Et pour revenir au cross français, il faut se rappeler qu’une Française, Annette Sergent, fut deux fois championne du monde en 1987 et 1989.  N’oublions pas non plus qu’Alain Mimoun a remporté à quatre reprises le Cross des Nations, qui était le véritable championnat du monde de l’époque, en 1949, 1952, 1954 et 1956, suivant en cela l’exemple de Jean Bouin en 1911,1912 et 1913, ou encore de Guillemot en 1922, sans oublier Pujazon en 1946 et 1947, et Fayolle en 1965. Mais leur plus bel exploit les Français le réaliseront en 1949, année où la France obtiendra les trois premières places à l’issue d’une course où, seuls au monde, ils s’empoignèrent tout au long du parcours, le grand favori, Raphaël Pujazon, se faisant déborder dans les derniers mètres par Mimoun, un autre Français, Cérou, complétant  le podium. Bien évidemment l’Equipe de France remporta aussi le titre par équipes, les trois autres coureurs tricolores terminant à la sixième place (Paris), à la huitième (Petitjean) et à la treizième (Brahim).
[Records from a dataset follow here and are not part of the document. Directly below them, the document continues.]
template <bool CHECK, bool NT, int TR, int NL, int PF, bool WANT_V = true, bool WANT_D = true, bool ABSV = false, bool FF = false, bool RAGGED = false,
          bool JAC = false>
__global__ __launch_bounds__(64 * (TR + NL)) void vortdiv_split_kernel(const RowsParams P)
{
  static_assert(WANT_V || WANT_D, "nothing to compute");
  static_assert(!JAC || (WANT_V && !WANT_D && !ABSV && !FF), "the Jacobian is a single-output operator");
  static_assert(!(RAGGED && FF), "the three-output form takes aligned fields only");
  static_assert(!FF || (WANT_V && WANT_D && !ABSV), "the wind speed rides on the fused pair");
  static_assert(!ABSV || (WANT_V && !WANT_D), "absvort is a single-output operator");
  constexpr int NB = PF + 1;
  constexpr int NS = TR + 2;
  constexpr int KMAX = (NS + NL - 1) / NL;
  static_assert(4 * NS <= 64, "the edge scalars of a level are one dword per lane");
  static_assert(NL >= 2, "loader 0 gathers the edge scalars, the last loader hands the undefined counts over");
  __shared__ v4f srow[NB][NS][2][64];
  __shared__ float sedge[NB][64];
  __shared__ unsigned int sbad[2];
  __shared__ unsigned int sbadf[2];
  if (CHECK && threadIdx.x < 2) {
    sbad[threadIdx.x] = 0;
    sbadf[threadIdx.x] = 0;
  }
  const int wave = __builtin_amdgcn_readfirstlane((int)(threadIdx.x >> 6));
  const int lane = threadIdx.x & 63;
  const int bid = blockIdx.x;
  const int seq = P.xcd_remap ? ((bid & 7) * P.per_xcd + (bid >> 3)) : bid;
  if (seq >= P.n_logical)
    return;
  const int ntiles = P.uB * P.uW;
  const int lchunk = seq / ntiles;
  const int tile = seq - lchunk * ntiles;
  const int rblock = tile / P.uW;
  const int wc = tile - rblock * P.uW;
  const int lev0 = lchunk * P.lgroup;
  const int lev1 = (lev0 + P.lgroup < P.nlev) ? lev0 + P.lgroup : P.nlev;
  const int nx = P.nx;
  const int first = P.lo + rblock * TR;
  const int col = wc * 256 + lane * 4;
  const bool act = col < nx;
  const int col_c = act ? col : (RAGGED ? 0 : nx - 4);
  const int nvalid = RAGGED ? ((nx - col) < 4 ? (nx - col) : 4) : 4;
  int east_col = wc * 256 + 256;
  if (east_col > nx)
    east_col = nx;

  if (wave >= TR) {
    const int lw = wave - TR;
    int off[KMAX], slot_of[KMAX];
    int off_end[KMAX];
    bool fix[KMAX];
#pragma unroll
    for (int k = 0; k < KMAX; ++k) {
      int s = lw + NL * k;
      if (s > NS - 1)
        s = NS - 1;
      const int jl_raw = first + s - 1;
      const int jl = jl_raw < P.hi ? jl_raw : P.hi;
      slot_of[k] = s;
      off[k] = jl * nx + col_c;
      fix[k] = RAGGED && ((long)off[k] + 3 > P.idx_hi);
      off_end[k] = fix[k] ? (int)P.idx_hi - 3 : off[k];
    }
    const int ei = (lane < 4 * NS) ? lane : 0;
    const int es = ei >> 2;
    const bool e_is_v = ((ei >> 1) & 1) != 0;
    const int ejl_raw = first + es - 1;
    const int ejl = ejl_raw < P.hi ? ejl_raw : P.hi;
    long e64 = (long)ejl * nx + ((ei & 1) ? east_col : (wc * 256 - 1));
    e64 = e64 < P.idx_lo ? P.idx_lo : (e64 > P.idx_hi ? P.idx_hi : e64);
    const int eoff = (int)e64;
    const float* __restrict__ ebase = e_is_v ? P.v : P.u;

    auto walk = [&](auto edge_tag) __attribute__((always_inline)) {
      constexpr bool EDGE = decltype(edge_tag)::value;
      constexpr int L = 2 * KMAX + (EDGE ? 1 : 0);
      auto issue = [&](int lev, int b) {
        const int l = lev < lev1 ? lev : lev1 - 1;
        const float* __restrict__ u = P.u + (size_t)l * P.in_stride;
        const float* __restrict__ v = P.v + (size_t)l * P.in_stride;
        const bool at_end = RAGGED && l == P.nlev - 1;
#pragma unroll
        for (int k = 0; k < KMAX; ++k) {
          const int o = at_end ? off_end[k] : off[k];
          __builtin_amdgcn_global_load_lds((const void __attribute__((address_space(1)))*)(u + o),
                                           (void __attribute__((address_space(3)))*)&srow[b][slot_of[k]][0][0], 16, 0, 0);
          __builtin_amdgcn_global_load_lds((const void __attribute__((address_space(1)))*)(v + o),
                                           (void __attribute__((address_space(3)))*)&srow[b][slot_of[k]][1][0], 16, 0, 0);
        }
        if (EDGE)
          __builtin_amdgcn_global_load_lds((const void __attribute__((address_space(1)))*)(ebase + (size_t)l * P.in_stride + eoff),
                                           (void __attribute__((address_space(3)))*)&sedge[b][0], 4, 0, 0);
        if constexpr (RAGGED) {
          bool mine = false;
#pragma unroll
          for (int k = 0; k < KMAX; ++k)
            mine = mine | fix[k];
          if (at_end && __builtin_amdgcn_ballot_w64(mine) != 0) {
            asm volatile("s_waitcnt vmcnt(0)" ::: "memory");
#pragma unroll
            for (int k = 0; k < KMAX; ++k) {
              if (fix[k]) {
                v4f qu = {0.f, 0.f, 0.f, 0.f}, qv = qu;
#pragma unroll
                for (int c = 0; c < 4; ++c) {
                  const long i = (long)off[k] + c;
                  if (i <= P.idx_hi) {
                    qu[c] = u[i];
                    qv[c] = v[i];
                  }
                }
                srow[b][slot_of[k]][0][lane] = qu;
                srow[b][slot_of[k]][1][lane] = qv;
              }
            }
          }
        }
      };
#pragma unroll
      for (int k = 0; k < PF; ++k)
        issue(lev0 + k, k);
      int b_next = PF % NB;
      auto hand_over = [&](int lev_done) {
        if (CHECK && !EDGE && lw == NL - 1 && P.n_undefined && lane == 0) {
          const int q = (lev_done - lev0) & 1;
          const unsigned int n = sbad[q];
          if (P.partials) {
            P.partials[(size_t)lev_done * (size_t)ntiles + tile] = n;
            if (n != 0)
              sbad[q] = 0;
          } else if (n != 0) {
            atomicAdd(P.n_undefined + lev_done, (u64)n);
            sbad[q] = 0;
          }
          if constexpr (FF) {
            const unsigned int nf = sbadf[q];
            if (nf != 0) {
              atomicAdd(P.n_undefined_ff + lev_done, (u64)nf);
              sbadf[q] = 0;
            }
          }
        }
      };
      for (int lev = lev0; lev < lev1; ++lev) {
        asm volatile("s_waitcnt vmcnt(%0) lgkmcnt(0)\n\ts_barrier" ::"n"((PF - 1) * L) : "memory");
        issue(lev + PF, b_next);
        b_next = (b_next + 1 == NB) ? 0 : b_next + 1;
        if (lev > lev0)
          hand_over(lev - 1);
      }
      asm volatile("s_waitcnt vmcnt(0)" ::: "memory");
      if (CHECK) {
        asm volatile("s_barrier" ::: "memory");
        if (lev1 > lev0)
          hand_over(lev1 - 1);
      }
    };
    if (lw == 0)
      walk(std::true_type());
    else
      walk(std::false_type());
    return;
  }

  const int slot = wave + 1;
  const int jl_raw = first + wave;
  const bool computes = jl_raw < P.hi;
  const int jl = computes ? jl_raw : P.hi;
  const int j = P.j0 + jl;
  const float undef = P.undef;
  const int base = jl * nx;
  const int o = base + col_c;
  const bool top = (j == 1) && (P.j0 == 0);
  const bool bottom = (j == P.nyg - 2) && (P.j0 + P.ny_local == P.nyg);
  const bool last_in_seg = col + 4 >= east_col;
  const int oo = base + col;
  v4f xm4 = {0.f, 0.f, 0.f, 0.f}, ym4 = xm4, fc4 = xm4;
  if (computes) {
    if constexpr (RAGGED) {
      xm4 = reinterpret_cast<const V4Unaligned*>(P.xm + o)->v;
      ym4 = reinterpret_cast<const V4Unaligned*>(P.ym + o)->v;
      if constexpr (ABSV)
        fc4 = reinterpret_cast<const V4Unaligned*>(P.fc + o)->v;
    } else {
      xm4 = load4(P.xm + o);
      ym4 = load4(P.ym + o);
      if constexpr (ABSV)
        fc4 = load4(P.fc + o);
    }
  }
  const int k_last = nx - 1 - col;
  auto fill_columns = [&](float (&z)[4]) __attribute__((always_inline)) {
    if (col == 0)
      z[0] = z[1];
    if constexpr (RAGGED) {
      const float below = dpp_from_lower_lane(z[3], z[3]);
      if (k_last == 0)
        z[0] = below;
      else if (k_last == 1)
        z[1] = z[0];
      else if (k_last == 2)
// ... 26 lines not shown
          store4<NT>(field + oo + nx, z4);
      }
    }
  };
  float hx4[4] = {0.f, 0.f, 0.f, 0.f}, hy4[4] = {0.f, 0.f, 0.f, 0.f};
  bool halves = false;
  if constexpr (JAC) {
    bool exact = true;
#pragma unroll
    for (int k = 0; k < 4; ++k) {
      hx4[k] = 0.5f * xm4[k];
      hy4[k] = 0.5f * ym4[k];
      exact = exact & (__builtin_fabsf(xm4[k]) >= 0x1p-125f || xm4[k] == 0.f) & (__builtin_fabsf(ym4[k]) >= 0x1p-125f || ym4[k] == 0.f);
    }
    halves = __builtin_amdgcn_ballot_w64(!exact) == 0;
  }
  int buf = 0;
  for (int lev = lev0; lev < lev1; ++lev) {
    bool all = true;
    if (CHECK)
      all = level_flag_then_barrier(P.all_defined, lev);
    else
      asm volatile("s_waitcnt lgkmcnt(0)\n\ts_barrier" ::: "memory");
    if (computes) {
      const v4f uc = srow[buf][slot][0][lane], vc = srow[buf][slot][1][lane];
      const float uWe = sedge[buf][4 * slot + 0], uEe = sedge[buf][4 * slot + 1];
      const float vWe = sedge[buf][4 * slot + 2], vEe = sedge[buf][4 * slot + 3];
      const float uW = dpp_from_lower_lane(uWe, uc.w), vW = dpp_from_lower_lane(vWe, vc.w);
      float uE = dpp_from_upper_lane(uEe, uc.x), vE = dpp_from_upper_lane(vEe, vc.x);
      if (last_in_seg) {
        uE = uEe;
        vE = vEe;
      }
      bool ok[4] = {true, true, true, true};
      unsigned int bad = 0;
      if constexpr (JAC) {
        const v4f un = srow[buf][slot + 1][0][lane], us = srow[buf][slot - 1][0][lane];
        const v4f vn = srow[buf][slot + 1][1][lane], vs = srow[buf][slot - 1][1][lane];
        const float ucx[6] = {uW, uc.x, uc.y, uc.z, uc.w, uE};
        const float vcx[6] = {vW, vc.x, vc.y, vc.z, vc.w, vE};
        bool dux[6] = {true, true, true, true, true, true}, dvx[6] = {true, true, true, true, true, true};
        if (CHECK) {
#pragma unroll
          for (int k = 0; k < 6; ++k) {
            dux[k] = __builtin_islessgreater(ucx[k], undef);
            dvx[k] = __builtin_islessgreater(vcx[k], undef);
// ... 87 lines not shown
            f4.x = f[0];
            f4.y = f[1];
            f4.z = f[2];
            f4.w = f[3];
            store4<NT>(ffp + at, f4);
          }
        };
        speed_row(uc, vc, oo);
        if (top)
          speed_row(srow[buf][slot - 1][0][lane], srow[buf][slot - 1][1][lane], oo - nx);
        if (bottom)
          speed_row(srow[buf][slot + 1][0][lane], srow[buf][slot + 1][1][lane], oo + nx);
        if (CHECK && P.n_undefined_ff && !all && __builtin_amdgcn_ballot_w64(badf != 0) != 0) {
          const unsigned int n = wave_sum(badf);
          if (lane == 0)
            atomicAdd(&sbadf[(lev - lev0) & 1], n);
        }
      }
    }
    buf = (buf + 1 == NB) ? 0 : buf + 1;
  }
  if (CHECK)
    asm volatile("s_waitcnt lgkmcnt(0)\n\ts_barrier" ::: "memory");
}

Quel triomphe, malheureusement entaché par une vaine polémique à l’initiative de Pujazon, lequel après avoir attaqué aux 500 mètres n’avait pas accepté que Mimoun vienne le coiffer sur la ligne d’arrivée, ce qui fit dire à Mimoun que Pujazon n’était pas « tabou », et qu’on pouvait le battre si on était meilleur. D’ailleurs Pujazon savait bien que Mimoun, médaillé d’argent sur 10.000m l’année précédente aux J.O. de Londres, était beaucoup plus rapide que lui dans les derniers mètres. En outre, si l’on en croit les témoins de cette course, le plus fort était sans doute Cérou, lequel fut freiné par Pujazon alors qu’il menait grand train autour du dixième kilomètre. Hélas pour nous tout cela appartient à l’histoire, et de nos jours la France occupe une place modeste dans le concert des nations en cross-country, comme du reste sur la piste, du moins sur les longues distances.